7 Oct 2010

Briefing: Hungarian sludge flood

Briefing: Hungarian sludge flood - October 06, 2010
Posted on behalf of Yana Balling
Hungary yesterday declared a state of emergency in three of its 19 counties after the catastrophic release on Monday of at least 700,000 cubic metres of toxic sludge from a containment basin at the Ajkai Timfoldgyar Zrt aluminium plant near Ajka, around hundred kilometres southwest of Budapest.

At least four people died in what appears to be the worst chemical accident in Hungary’s history, and at least 120 were injured. The government ordered evacuation of hundreds of residents of the seven hardest-hit villages.

The torrent is currently heading towards the river Danube where environmentalists fear it may cause an unprecedented ecological disaster. What makes the situation worse is that many rivers in the region are flooding because of unusually high rainfall in the last few days.......

Yana Balling spoke with Rainer Wennrich of Germany’s National Centre for Environmental Research in Leipzig about what ecological impacts might be expected and decontamination strategies that could be undertaken.

How does the sludge get produced and how could it escape?

When aluminium is extracted from bauxite via the so-called Bayer process, red sludge forms as a by-product.
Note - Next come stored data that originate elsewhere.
@@ -449,14 +520,22 @@
   float fd = 0.0f;
   float2 fst = make_float2(0.0f, 0.0f);
   const int rl = 16 * w + 4 * (lane >> 4);
+  int go[NPF], gq[NPF], so[NPF];
+#pragma unroll
+  for (int j = 0; j < NPF; ++j) {
+    const int e = t + 256 * j, row = e / KS, c = 4 * (e - row * KS);
+    go[j] = row * lo.rs + c;
+    gq[j] = row * lq.rs + c;
+    so[j] = row * dq + c;
+  }
   auto fetch = [&](int r0) {
+    const float* dOr = dOb + (size_t)r0 * lo.rs;
+    const float* Qr = Qb + (size_t)r0 * lq.rs;
 #pragma unroll
     for (int j = 0; j < NPF; ++j) {
-      const int e = t + 256 * j;
-      if (e < 64 * KS) {
-        const int row = e / KS, c = 4 * (e - row * KS);
-        fo[j] = *reinterpret_cast<const float4*>(dOb + (size_t)(r0 + row) * lo.rs + c);
-        fq[j] = *reinterpret_cast<const float4*>(Qb + (size_t)(r0 + row) * lq.rs + c);
+      if (256 * (j + 1) <= 64 * KS || t + 256 * j < 64 * KS) {
+        fo[j] = *reinterpret_cast<const float4*>(dOr + go[j]);
+        fq[j] = *reinterpret_cast<const float4*>(Qr + gq[j]);
       }
     }
     if (t < 64) {
@@ -467,11 +546,9 @@
   auto stash = [&](int buf) {
 #pragma unroll
     for (int j = 0; j < NPF; ++j) {
-      const int e = t + 256 * j;
-      if (e < 64 * KS) {
-        const int row = e / KS, c = 4 * (e - row * KS);
-        float* po = sO[buf] + row * dq + c;
-        float* pq = sQ[buf] + row * dq + c;
+      if (256 * (j + 1) <= 64 * KS || t + 256 * j < 64 * KS) {
+        float* po = sO[buf] + so[j];
+        float* pq = sQ[buf] + so[j];
         po[0] = fo[j].x; po[1] = fo[j].y; po[2] = fo[j].z; po[3] = fo[j].w;
         pq[0] = fq[j].x; pq[1] = fq[j].y; pq[2] = fq[j].z; pq[3] = fq[j].w;
       }
@@ -519,29 +596,37 @@
     f32x4a dp4[4];
     {
       const float* oa = tO + (16 * w + (lane & 15)) * dq + (lane >> 4);
-      const float* vb = sV + (lane & 15) * dp + (lane >> 4);
-#pragma unroll
-      for (int bj = 0; bj < 4; ++bj) dp4[bj] = f32x4a{0.f, 0.f, 0.f, 0.f};
-#pragma unroll
-      for (int ks = 0; ks < KS; ++ks) {
-        const float a = oa[4 * ks];
-#pragma unroll
-        for (int bj = 0; bj < 4; ++bj)
-          dp4[bj] = __builtin_amdgcn_mfma_f32_16x16x4f32(a, vb[16 * bj * dp + 4 * ks], dp4[bj], 0, 0, 0);
+      const f32x4a* vb = reinterpret_cast<const f32x4a*>(sV + (lane & 15) * RSK + (lane >> 4) * GK);
+      float a[KS];
+#pragma unroll
+      for (int ks = 0; ks < KS; ++ks) a[ks] = oa[4 * ks];
+#pragma unroll
+      for (int bj = 0; bj < 4; ++bj) {
+        dp4[bj] = f32x4a{0.f, 0.f, 0.f, 0.f};
+        f32x4a bb[KQ];
+#pragma unroll
+        for (int q = 0; q < KQ; ++q) bb[q] = vb[4 * bj * RSK + q];
+#pragma unroll
+        for (int ks = 0; ks < KS; ++ks)
+          dp4[bj] = __builtin_amdgcn_mfma_f32_16x16x4f32(a[ks], bb[ks >> 2][ks & 3], dp4[bj], 0, 0, 0);
       }
     }
     if constexpr (RC) {
       f32x4a sc[4];
       const float* qa = tQ + (16 * w + (lane & 15)) * dq + (lane >> 4);
-      const float* kb = sK + (lane & 15) * dp + (lane >> 4);
-#pragma unroll
-      for (int bj = 0; bj < 4; ++bj) sc[bj] = f32x4a{0.f, 0.f, 0.f, 0.f};
-#pragma unroll
-      for (int ks = 0; ks < KS; ++ks) {
-        const float a = qa[4 * ks];
-#pragma unroll
-        for (int bj = 0; bj < 4; ++bj)
-          sc[bj] = __builtin_amdgcn_mfma_f32_16x16x4f32(a, kb[16 * bj * dp + 4 * ks], sc[bj], 0, 0, 0);
+      const f32x4a* kb = reinterpret_cast<const f32x4a*>(sK + (lane & 15) * RSK + (lane >> 4) * GK);
+      float a[KS];
+#pragma unroll
+      for (int ks = 0; ks < KS; ++ks) a[ks] = qa[4 * ks];
+#pragma unroll
+      for (int bj = 0; bj < 4; ++bj) {
+        sc[bj] = f32x4a{0.f, 0.f, 0.f, 0.f};
+        f32x4a bb[KQ];
+#pragma unroll
+        for (int q = 0; q < KQ; ++q) bb[q] = kb[4 * bj * RSK + q];
+#pragma unroll
+        for (int ks = 0; ks < KS; ++ks)
+          sc[bj] = __builtin_amdgcn_mfma_f32_16x16x4f32(a[ks], bb[ks >> 2][ks & 3], sc[bj], 0, 0, 0);
       }
 #pragma unroll
       for (int r = 0; r < 4; ++r) {
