inline void wg_plan_scalars(const wg_config* c, WgParams& p) {
    p.B = c->n_envs; p.N = c->n_turb; p.F = c->n_farms; p.K = c->k_sub; p.P = c->n_particles; p.S = c->n_rotor_pts;
    p.NP = p.N * p.P;
    p.dt = (float)c->dt_sim; p.dt_d = c->dt_sim;
    p.D = (float)c->rotor_diameter; p.D_d = c->rotor_diameter; p.inv_D = 1.0f / (float)c->rotor_diameter;
    p.hub = (float)c->hub_height; p.hub_d = c->hub_height;
    p.dpart = c->d_particle * c->rotor_diameter;
    p.yaw_min = (float)c->yaw_min; p.yaw_max = (float)c->yaw_max; p.yaw_step = (float)c->yaw_step;
    p.yaw_min_d = c->yaw_min; p.yaw_max_d = c->yaw_max; p.yaw_step_d = c->yaw_step; p.yaw_start = c->yaw_start;
    p.action_method = c->action_method; p.base_controller = c->base_controller; p.yaw_init = c->yaw_init;
    p.has_yaw_defined = c->yaw_defined != nullptr;
    p.ws_min = c->ws_min; p.ws_max = c->ws_max; p.ti_min = c->ti_min; p.ti_max = c->ti_max;
    p.wd_min = c->wd_min; p.wd_max = c->wd_max; p.n_passthrough = c->n_passthrough;
    p.never_truncate = c->never_truncate;
    p.full_chains = c->full_chains;
    for (int i = 0; i < WG_N_CH; ++i) p.ch[i] = c->ch[i];
    p.turb_on[WG_CH_WS] = c->turb_ws; p.turb_on[WG_CH_WD] = c->turb_wd; p.turb_on[WG_CH_YAW] = 1;
    p.turb_on[WG_CH_POWER] = c->turb_power;
    p.farm_on[WG_CH_WS] = c->farm_ws; p.farm_on[WG_CH_WD] = c->farm_wd; p.farm_on[WG_CH_YAW] = 0;
    p.farm_on[WG_CH_POWER] = c->farm_power;
    p.turb_ti = c->turb_ti; p.farm_ti = c->farm_ti;
    const double mn[WG_N_CH] = {c->ws_scale_min, c->wd_scale_min, c->yaw_min, 0.0};
    const double mx[WG_N_CH] = {c->ws_scale_max, c->wd_scale_max, c->yaw_max, c->power_max};
    for (int i = 0; i < WG_N_CH; ++i) { p.sc_min[i] = (float)mn[i]; p.sc_rng[i] = (float)(mx[i] - mn[i]); }
    p.sc_rng_farm_power = (float)(c->power_max * c->n_turb);
    p.ti_min_f = (float)c->ti_scale_min; p.ti_rng_f = (float)(c->ti_scale_max - c->ti_scale_min);
    p.noise = c->noise;
    for (int i = 0; i < WG_N_CH; ++i) p.noise_sigma[i] = (float)c->noise_sigma[i];
    p.reward_mode = c->reward_mode; p.power_avg = c->power_avg; p.power_scaling = c->power_scaling;
    p.action_penalty = c->action_penalty; p.penalty_type = c->penalty_type;
    p.fill_a = c->fill_steps_agent; p.fill_b = c->fill_steps_base; p.autoreset = c->autoreset;
    p.extra_inc = c->extra_timestep_inc; p.turb_mode = c->turb_mode;
    p.ka = (float)wg_defd(c->m0_ka, 0.38); p.kb = (float)wg_defd(c->m0_kb, 0.004); p.eps0 = (float)wg_defd(c->m0_eps, 0.2);
    p.hill = (float)wg_defd(c->m0_hill, 0.4);
    p.tia = (float)wg_defd(c->m0_ti_a, 0.73); p.tib = (float)wg_defd(c->m0_ti_b, 0.8325);
    p.tic = (float)wg_defd(c->m0_ti_c, 0.0325); p.tid = (float)wg_defd(c->m0_ti_d, -0.32);
    p.fc_scale = wg_defd(c->m0_fc_scale, 2.0);
    p.n_tab = c->n_tab;
    double sx = 0, sy = 0;
    for (int t = 0; t < p.N; ++t) { sx += c->x_pos[t]; sy += c->y_pos[t]; }
    p.cx0 = sx / p.N; p.cy0 = sy / p.N;
}

inline void wg_plan_obs_layout(const wg_config* c, WgParams& p) {
    p.turb_obs = wg_plan_ch_count(c->ch[WG_CH_WS], c->turb_ws) + wg_plan_ch_count(c->ch[WG_CH_WD], c->turb_wd) +
                 wg_plan_ch_count(c->ch[WG_CH_YAW], 1) + (c->turb_ti ? 1 : 0) + wg_plan_ch_count(c->ch[WG_CH_POWER], c->turb_power);
    p.farm_obs = wg_plan_ch_count(c->ch[WG_CH_WS], c->farm_ws) + wg_plan_ch_count(c->ch[WG_CH_WD], c->farm_wd) +
                 (c->farm_ti ? 1 : 0) + wg_plan_ch_count(c->ch[WG_CH_POWER], c->farm_power);
    p.obs_dim = p.turb_obs * p.N + p.farm_obs;
    p.obs_dim_multi = p.turb_obs + p.farm_obs;
    p.hist_max = std::max(c->ch[WG_CH_WS].history_len, std::max(c->ch[WG_CH_WD].history_len, c->ch[WG_CH_YAW].history_len));
    for (int i = 0; i < WG_N_CH; ++i) {
        const bool on = p.turb_on[i] != 0;
        int st = 0;
        if (on && c->ch[i].current) st = 1;
        if (on && c->ch[i].rolling_mean) st = 2;
        if (i == WG_CH_WS && (c->turb_ti || c->farm_ti)) st = 2;
        p.stage_ch[i] = st;
    }
}

inline void wg_plan_sums(const wg_config* c, const WgHooks& hk, WgParams& p) {
    bool ok = true;
    for (int i = 0; i < WG_N_CH; ++i) {
        const bool used = p.turb_on[i] || (i != WG_CH_YAW && p.farm_on[i]);
        if (used && c->ch[i].rolling_mean && c->ch[i].history_n != 1) ok = false;
    }
    if (hk.sums.set && hk.sums.v == 0) ok = false;
    p.sums_mode = ok ? 1 : 0;
    for (int i = 0; i < WG_N_CH; ++i) {
        p.ring_cap[i] = c->ch[i].history_len + (ok ? 1 : 0);
        p.ring_magic[i] = (unsigned)((1ull << 32) / (unsigned long long)p.ring_cap[i]) + 1u;
    }
    if (ok) {
        for (int i = 0; i < WG_N_CH; ++i) {
            p.sum_w[i] = std::min(c->ch[i].window_len, c->ch[i].history_len);
            if (p.turb_on[i] && c->ch[i].rolling_mean) p.sum_mask_t |= 1u << i;
            if (p.turb_on[i] && c->ch[i].current) p.cur_mask_t |= 1u << i;
            if (i != WG_CH_YAW && p.farm_on[i] && c->ch[i].rolling_mean) p.sum_mask_f |= 1u << i;
            if (i != WG_CH_YAW && p.farm_on[i] && c->ch[i].current) p.cur_mask_f |= 1u << i;
        }
        p.sum_w[WG_SUM_TI1] = p.sum_w[WG_SUM_TI2] = c->ch[WG_CH_WS].history_len;
        if (c->turb_ti || c->farm_ti) p.sum_mask_t |= (1u << WG_SUM_TI1) | (1u << WG_SUM_TI2);
        if (c->farm_ti) p.sum_mask_f |= (1u << WG_SUM_TI1) | (1u << WG_SUM_TI2);
    }
    WgObsCfg& oc = p.oc;
    oc.cur_mask = p.cur_mask_t; oc.rol_mask = p.sum_mask_t & 0xfu;
    oc.turb_ti = c->turb_ti; oc.turb_obs = p.turb_obs; oc.obs_dim = p.obs_dim; oc.obs_dim_multi = p.obs_dim_multi;
    for (int i = 0; i < WG_N_CH; ++i) {
        oc.hlen[i] = c->ch[i].history_len; oc.wlen[i] = c->ch[i].window_len;
        oc.mn[i] = p.sc_min[i]; oc.inv_rng[i] = 1.0f / p.sc_rng[i];
        oc.inv_w[i] = 1.0 / (double)std::min(c->ch[i].window_len, c->ch[i].history_len);
    }
    oc.ti_mn = p.ti_min_f; oc.inv_ti_rng = 1.0f / p.ti_rng_f;
    int off = 0, foff = 0;
    for (int i = 0; i < WG_N_CH; ++i) {
        p.ring_off[i] = off; off += p.N * p.ring_cap[i];
        p.fring_off[i] = foff; foff += p.ring_cap[i];
    }
    p.ring_stride = off; p.fring_stride = foff;
}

The sludge is normally kept in large reservoirs where its fluid and solid components separate into water and mud.

What caused the accident is yet unclear, but it is likely that heavy rain has caused the dam containing the reservoir to break.

It is also possible that the reservoir was just not large or strong enough to hold the sludge it was filled with.

What is the chemical composition of the sludge?

It contains mainly fluoride, sulphate and aluminate, but also chrome, nickel, manganese and heavy metals such as lead. Its arsenic concentration is at least a hundred times above the allowed threshold for drinking water.